Initial analysis of the results indicates that the Cruelty Ratio does give statistically
significant results (see table 5). The Cruelty Ratio crime rate is inversely related to all
three development factors, with ‘human’ and ‘gender development’ variables being
significant to 99% and 95% confidence levels respectively (two-tailed). The regression
equation itself is found to be significant also, within a 95% confidence level in the
Fischer’s F test (see table 5). The amount of variance in the data explained by the
equation (i.e. adjusted R2 in table 5) was high at 66%. This implies that approximately
two thirds of the variances in the data (that is, the influences on the Cruelty Ratio) are
described in the regression equation, which indicates a note-worthy finding.

{Table 5 about here}

It appears that whilst the regression of total Cruelty crime rates did not lend itself to
explanation, the Cruelty Ratio crime rates do give a regression equation significant
enough to interpret. Initial observations of the inverse regression relationships indicate
that in states where ‘human’ and ‘gender development’ are higher, the Cruelty Ratio is
lower (and vice versa). This implies that in states where social development is relatively
advanced (e.g. higher education, health and gender equality), Cruelty crime rates are
lower in the cities than in the villages. Correspondingly, in states where social
development is less advanced, Cruelty crime rates are higher in the cities than in the
villages.

DISCUSSION OF RESULTS
The confounding issue of police data records

The National Crime Records Bureau data of ‘Crimes Against Women’ is not a
sociological or anthropological survey of peoples throughout India, but rather a count of
the number of crimes that have been reported, and then recorded by the Indian police
(Government of India, 2000: 197). Whilst the statistical analyses above do appear to give
robust statistical results for the crime data, this does not necessarily mean that we can
imply information about the real occurrences of domestic violence across India. For this
we must enquire as to what the connection between recorded crime rate and actual
occurrence rate might be: Specifically, what affect does under-reporting and biased
recording have on the domestic violence crime data?
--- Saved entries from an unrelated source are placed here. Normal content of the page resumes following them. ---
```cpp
template <class F>
__device__ __forceinline__ void for_tile_entries(const PartIn& in, uint32_t t, F&& f) {
    if (in.slotted == 1) {
        const uint32_t grp = threadIdx.x >> 5, l = threadIdx.x & 31;
        for (uint32_t bl = grp; bl < in.blk_per_tile; bl += PART_TPB / 32) {
            const uint32_t b = t * in.blk_per_tile + bl;
            if (b >= in.n_blk) break;
            const uint32_t cnt = min(in.blk_count[b], in.slot_cap), g0 = b * in.slot_cap;
            for (uint32_t i = l; i < cnt; i += 32) f(in.slot_key[g0 + i], g0 + i, 0ull);
        }
    } else if (in.slotted == 2) {
        const uint32_t grp = threadIdx.x >> 5, l = threadIdx.x & 31;
        for (uint32_t bl = grp; bl < in.blk_per_tile; bl += PART_TPB / 32) {
            const uint32_t b = t * in.blk_per_tile + bl;
            if (b >= in.n_blk) break;
            const uint32_t cnt = 2u * min(in.blk_count[b], in.slot_cap), g0 = 2u * b * in.slot_cap;
            for (uint32_t i = l; i < cnt; i += 32) {
                const uint64_t h = in.hash[g0 + i];
                if (h != INVALID_HASH) f((uint32_t)(h >> in.key_sh), g0 + i, h);
            }
        }
// ... 250 lines not shown
```

sylph_amd/csrc/replay_lds.hip:

```cpp
#include "common.h"
#include "device_common.h"
#include "sketch_session.h"
#include "partition.h"

namespace sylph {
namespace {

#ifndef SYLPH_REPLAY_TPB
#define SYLPH_REPLAY_TPB 128
#endif
constexpr int CAP_SMALL = 256, RTPB_SMALL = SYLPH_REPLAY_TPB;
constexpr int CAP_MID = 512, RTPB_MID = 256;
constexpr int CAP_LARGE = 1024, RTPB_LARGE = 256;
constexpr int IDX_BITS = 10;
constexpr uint32_t SEG_LIMIT = 96;


struct ReplayArgs {
    const OccRec* recs;
    const uint64_t* hash;
    const uint32_t* perm;
    const uint32_t* boff;
    const uint32_t* p_nv;
    int paired, dedup;
    uint32_t cutoff;
    BucketMap bm;
    uint64_t* tmp_k;
    uint32_t* tmp_c;
    uint32_t* n_distinct;
    uint32_t* removed_b;
    uint32_t* overflow;
    uint32_t* mid_list;
    uint32_t* large_list;
    uint32_t* ovf_list;
    int dbg_stage;
};

struct FinishTail {
    unsigned long long removed;
    uint32_t overflow;
    uint32_t n_seg;
    uint32_t n_ovf, n_mid, n_large;
    uint32_t verdict[2];
    uint32_t a10_words[2];
    uint32_t n_found;
};
static_assert(sizeof(FinishTail) == 48, "tail block");

__device__ __forceinline__ uint32_t marker_tag(uint64_t m) { return (uint32_t)((m * 0x9E3779B97F4A7C15ull) >> 49) | 1u; }

template <int CAP, int RTPB>
__device__ __forceinline__ void replay_bucket(const uint32_t b, const ReplayArgs& ra) {
    const OccRec* __restrict__ recs = ra.recs;
    const uint32_t* __restrict__ perm = ra.perm;
    const uint32_t* __restrict__ boff = ra.boff;
    uint64_t* __restrict__ tmp_k = ra.tmp_k;
    uint32_t* __restrict__ tmp_c = ra.tmp_c;
    uint32_t* __restrict__ n_distinct = ra.n_distinct;
    uint32_t* __restrict__ mid_list = ra.mid_list;
    const int paired = ra.paired, dbg_stage = ra.dbg_stage;
    const uint32_t cutoff = ra.cutoff;
    const BucketMap& bm = ra.bm;
    constexpr int ITEMS = CAP / RTPB;
    const bool filter = ra.dedup == DEDUP_FILTER;
    const int no_dedup = filter ? 0 : ra.dedup;
    __shared__ uint64_t s_hash[CAP], s_rid[CAP], s_m0[CAP], s_m1[CAP];
    __shared__ __attribute__((aligned(8))) uint16_t s_seg[CAP];
    __shared__ uint8_t s_fl[CAP];
    __shared__ __attribute__((aligned(8))) uint16_t s_ab[2 * (CAP + 2)];
    uint16_t* const s_a = s_ab;
    uint16_t* const s_b = s_ab + (CAP + 2);
    __shared__ uint32_t s_wave[RTPB / 64];
    const uint32_t tid = threadIdx.x;
    const uint32_t nv = *ra.p_nv;
    const uint32_t first = boff[b], last = boff[b + 1];
    const uint32_t n = last - first;
    if (last > nv || first > last) { if (tid == 0) atomicAdd(ra.overflow, 1u); return; }
    if (n == 0) return;
    if (n > CAP) {
        if (tid == 0) {
            uint32_t* list = (CAP < CAP_MID && n <= (uint32_t)CAP_MID) ? mid_list : (CAP < CAP_LARGE && n <= (uint32_t)CAP_LARGE) ? ra.large_list : ra.ovf_list;
            list[1 + atomicAdd(&list[0], 1u)] = b;
        }
        return;
    }
    uint64_t* s_key = s_m0;
    const bool composite = bm.composite != 0;
    const uint64_t lo_hash = composite ? bucket_lo_hash(b, bm.mult, bm.sh) : 0ull;
    OccRec r[ITEMS];
    uint32_t pidx[ITEMS], rank[ITEMS];
    constexpr bool SEG_DIRECT = CAP == CAP_SMALL;
    uint32_t seg0[ITEMS];
#pragma unroll
    for (int q = 0; q < ITEMS; q++) seg0[q] = 0;
    uint32_t* const s_pidx = reinterpret_cast<uint32_t*>(s_rid);
    const int levels = (int)((n + RTPB - 1) / RTPB);
#pragma unroll
    for (int q = 0; q < ITEMS; q++) pidx[q] = perm[first + min(tid + q * RTPB, n - 1u)];
#pragma unroll
    for (int q = 0; q < ITEMS; q++) r[q] = recs[pidx[q]];
#pragma unroll
    for (int q = 0; q < ITEMS; q++) {
        rank[q] = 0;
        if (tid + q * RTPB >= n) pidx[q] = 0xFFFFFFFFu;
    }
    if (composite) {
        uint32_t* const s_cnt = reinterpret_cast<uint32_t*>(s_m1);
        const uint32_t sub_mult = bm.sub_mult[CAP == CAP_SMALL ? 0 : CAP == CAP_MID ? 1 : 2];
        uint32_t sub[ITEMS];
        constexpr int CFG = CAP == CAP_SMALL ? 0 : CAP == CAP_MID ? 1 : 2;
        const int rank_bits = bm.rank_bits[CFG];
        constexpr bool TWO_LEVEL = CAP != CAP_SMALL;
        unsigned long long* const s_min = reinterpret_cast<unsigned long long*>(s_hash);
        unsigned long long* const s_max = reinterpret_cast<unsigned long long*>(s_rid);
        for (uint32_t t = tid; t <= (uint32_t)CAP; t += RTPB) s_cnt[t] = 0;
        for (uint32_t t = tid; t < (uint32_t)CAP / 2; t += RTPB) reinterpret_cast<uint32_t*>(s_seg)[t] = 0;
        if constexpr (TWO_LEVEL)
            for (uint32_t t = tid; t < (uint32_t)CAP; t += RTPB) { s_min[t] = ~0ull; s_max[t] = 0ull; }
        __syncthreads();
#pragma unroll
        for (int q = 0; q < ITEMS; q++) {
            const uint32_t i = tid + q * RTPB;
            sub[q] = 0;
            if (i < n) {
                sub[q] = sub_range_of((uint32_t)((r[q].hash - lo_hash) >> bm.sh), sub_mult, CAP);
// ... 376 lines not shown
    {
        uint32_t rc = base_c;
        for (uint32_t t = 0; t < items; t++) {
            const uint32_t j = j0 + t;
            if (j >= n) break;
            s_b[j] = (uint16_t)rc;
            if (cbits & (1u << t)) rc++;
        }
        if (j0 < n && j0 + items >= n) s_b[n] = (uint16_t)rc;
    }
    __syncthreads();
    }
    if constexpr (HASHED) {
        uint16_t* const s_headpos = s_a;
        {
            uint32_t rh = base_h;
            for (uint32_t t = 0; t < items; t++) {
                const uint32_t j = j0 + t;
                if (j >= n) break;
                if (headbits & (1u << t)) s_headpos[rh++] = (uint16_t)j;
            }
            if (tid == 0) s_headpos[total_heads] = (uint16_t)n;
        }
        __syncthreads();
        uint32_t rh = base_h;
        for (uint32_t t = 0; t < items; t++) {
            const uint32_t j = j0 + t;
            if (j >= n) break;
            if (headbits & (1u << t)) {
                const uint32_t e = s_headpos[rh + 1];
                tmp_k[first + rh] = s_hash[j];
                tmp_c[first + rh] = (uint32_t)s_b[e] - (uint32_t)s_b[j];
                rh++;
            }
        }
    } else {
        uint32_t rh = base_h;
        const uint32_t out0 = first;
        for (uint32_t t = 0; t < items; t++) {
            const uint32_t j = j0 + t;
            if (j >= n) break;
            if (headbits & (1u << t)) {
                uint32_t e = j + 1;
                while (e < n && s_seg[e] == j) e++;
                tmp_k[out0 + rh] = s_hash[j];
                tmp_c[out0 + rh] = (uint32_t)s_b[e] - (uint32_t)s_b[j];
                rh++;
            }
        }
    }
    if (tid == 0) { n_distinct[b] = total_heads; ra.removed_b[b] = total_removed; }
}

template <int CAP, int RTPB>
__global__ __launch_bounds__(RTPB) void bucket_replay_kernel(ReplayArgs ra) {
    replay_bucket<CAP, RTPB>(blockIdx.x, ra);
}

template <int CAP, int RTPB>
__device__ __forceinline__ void count_bucket(const uint32_t b, const ReplayArgs& ra) {
    const uint64_t* __restrict__ hash = ra.hash;
    const uint32_t* __restrict__ perm = ra.perm;
    const uint32_t* __restrict__ boff = ra.boff;
    uint64_t* __restrict__ tmp_k = ra.tmp_k;
    uint32_t* __restrict__ tmp_c = ra.tmp_c;
    const BucketMap& bm = ra.bm;
    constexpr int ITEMS = CAP / RTPB;
    __shared__ uint64_t s_key[CAP], s_sorted[CAP];
    __shared__ uint32_t s_cnt[CAP + 1], s_mult[CAP];
    __shared__ __attribute__((aligned(8))) uint16_t s_fill[CAP];
    __shared__ uint32_t s_wave[RTPB / 64];
    const uint32_t tid = threadIdx.x;
    const uint32_t nv = *ra.p_nv;
    const uint32_t first = boff[b], last = boff[b + 1];
    const uint32_t n = last - first;
    if (last > nv || first > last) { if (tid == 0) atomicAdd(ra.overflow, 1u); return; }
    if (n == 0) return;
    if (n > (uint32_t)CAP) {
        if (tid == 0) {
            uint32_t* list = (CAP < CAP_LARGE && n <= (uint32_t)CAP_LARGE) ? ra.large_list : ra.ovf_list;
            list[1 + atomicAdd(&list[0], 1u)] = b;
        }
        return;
    }
    const uint64_t lo_hash = bucket_lo_hash(b, bm.mult, bm.sh);
    const uint32_t sub_mult = bm.sub_mult[CAP == CAP_SMALL ? 0 : CAP == CAP_MID ? 1 : 2];
    uint64_t h[ITEMS];
    uint32_t sub[ITEMS], place[ITEMS];
#pragma unroll
    for (int q = 0; q < ITEMS; q++) {
        const uint32_t i = tid + q * RTPB;
        h[q] = i < n ? (perm ? hash[perm[first + i]] : hash[first + i]) : 0ull;
    }
    for (uint32_t t = tid; t <= (uint32_t)CAP; t += RTPB) s_cnt[t] = 0;
    for (uint32_t t = tid; t < (uint32_t)CAP; t += RTPB) s_fill[t] = 0;
    __syncthreads();
#pragma unroll
    for (int q = 0; q < ITEMS; q++) {
        const uint32_t i = tid + q * RTPB;
        sub[q] = 0;
        if (i < n) {
            sub[q] = sub_range_of((uint32_t)((h[q] - lo_hash) >> bm.sh), sub_mult, CAP);
            atomicAdd(&s_cnt[sub[q]], 1u);
        }
    }
    __syncthreads();
    scan_counters<CAP, RTPB>(s_cnt, s_cnt, s_wave);
    __syncthreads();
#pragma unroll
// ... 7 lines not shown
    }
    __syncthreads();
#pragma unroll
    for (int q = 0; q < ITEMS; q++) {
        const uint32_t i = tid + q * RTPB;
        if (i < n) {
            const uint32_t lo = s_cnt[sub[q]], hi = s_cnt[sub[q] + 1];
            uint32_t less = 0, eq = 0, eq_before = 0;
            for (uint32_t p = lo; p < hi; p++) {
                const uint64_t kp = s_key[p];
                less += kp < h[q] ? 1u : 0u;
                const uint32_t same = kp == h[q] ? 1u : 0u;
                eq += same;
                eq_before += (same && p < place[q]) ? 1u : 0u;
            }
            const uint32_t r = lo + less + eq_before;
            s_sorted[r] = h[q];
            s_mult[r] = eq_before == 0 ? eq : 0u;
        }
    }
    __syncthreads();
    const uint32_t items = (n + RTPB - 1) / RTPB, j0 = tid * items;
    uint32_t heads = 0;
    for (uint32_t t = 0; t < items; t++) {
        const uint32_t j = j0 + t;
        if (j >= n) break;
        heads += s_mult[j] ? 1u : 0u;
    }
    uint32_t total_heads = 0;
    uint32_t rh = block_excl_sum<RTPB>(heads, s_wave, &total_heads);
    for (uint32_t t = 0; t < items; t++) {
        const uint32_t j = j0 + t;
        if (j >= n) break;
        const uint32_t m = s_mult[j];
        if (m) { tmp_k[first + rh] = s_sorted[j]; tmp_c[first + rh] = m; rh++; }
    }
    if (tid == 0) { ra.n_distinct[b] = total_heads; ra.removed_b[b] = 0; }
}
template <int CAP, int RTPB>
__global__ __launch_bounds__(RTPB) void bucket_count_kernel(ReplayArgs ra) {
    count_bucket<CAP, RTPB>(blockIdx.x, ra);
}
template <int CAP, int RTPB>
__global__ __launch_bounds__(RTPB) void bucket_count_list_kernel(ReplayArgs ra, const uint32_t* __restrict__ my_list) {
    const uint32_t n_listed = my_list[0];
    for (uint32_t i = blockIdx.x; i < n_listed; i += gridDim.x) {
        count_bucket<CAP, RTPB>(my_list[1 + i], ra);
        __syncthreads();
    }
}
template <int CAP, int RTPB>
__global__ __launch_bounds__(RTPB) void bucket_replay_list_kernel(ReplayArgs ra, const uint32_t* __restrict__ my_list) {
    const uint32_t n_listed = my_list[0];
    for (uint32_t i = blockIdx.x; i < n_listed; i += gridDim.x) {
        replay_bucket<CAP, RTPB>(my_list[1 + i], ra);
        __syncthreads();
    }
}
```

The first regression result (equation 2) indicates that in Indian states with low ‘gender-
equality development’, the Dowry Death crime rates are comparatively higher. But it is in
these states (with higher discrimination against women) where we also expect there to be
many more cases of wife-murder which are not recorded. Thus, if we were able to count
all of the recorded and non-recorded cases of wife-murder, the ‘gender-equality
development’ factor may become even more prominent in the Dowry Death regression.
We can propose that the Dowry Death crime results reveal a pattern which would be
enhanced, rather than contradicted, by including the unrecorded cases.

A salient distinction between Dowry Death and other gender-specific crimes is that
recording of a Dowry Death crime does not depend on the wife or her family reporting
the incident. If a woman dies within seven years of marriage, the onus is on the husband
to prove she did not die at his (or his family’s) hands. Furthermore, due to the high public
profile and condemnation of Dowry Deaths and the circumstantial structure of the
crime12, the ability and will to legally record wife-murders is arguably more favourable.
The data for Cruelty crimes, alternatively, cannot be expected to truly signify the
prevalence of domestic violence across India. The general public tolerance of wife-abuse
in India implies that crimes of “Cruelty by husband and relatives” will be extremely
underreported. Thus, it is not surprising that the regression of Cruelty crimes across India,
in equation 3, did not yield a statistically significant result.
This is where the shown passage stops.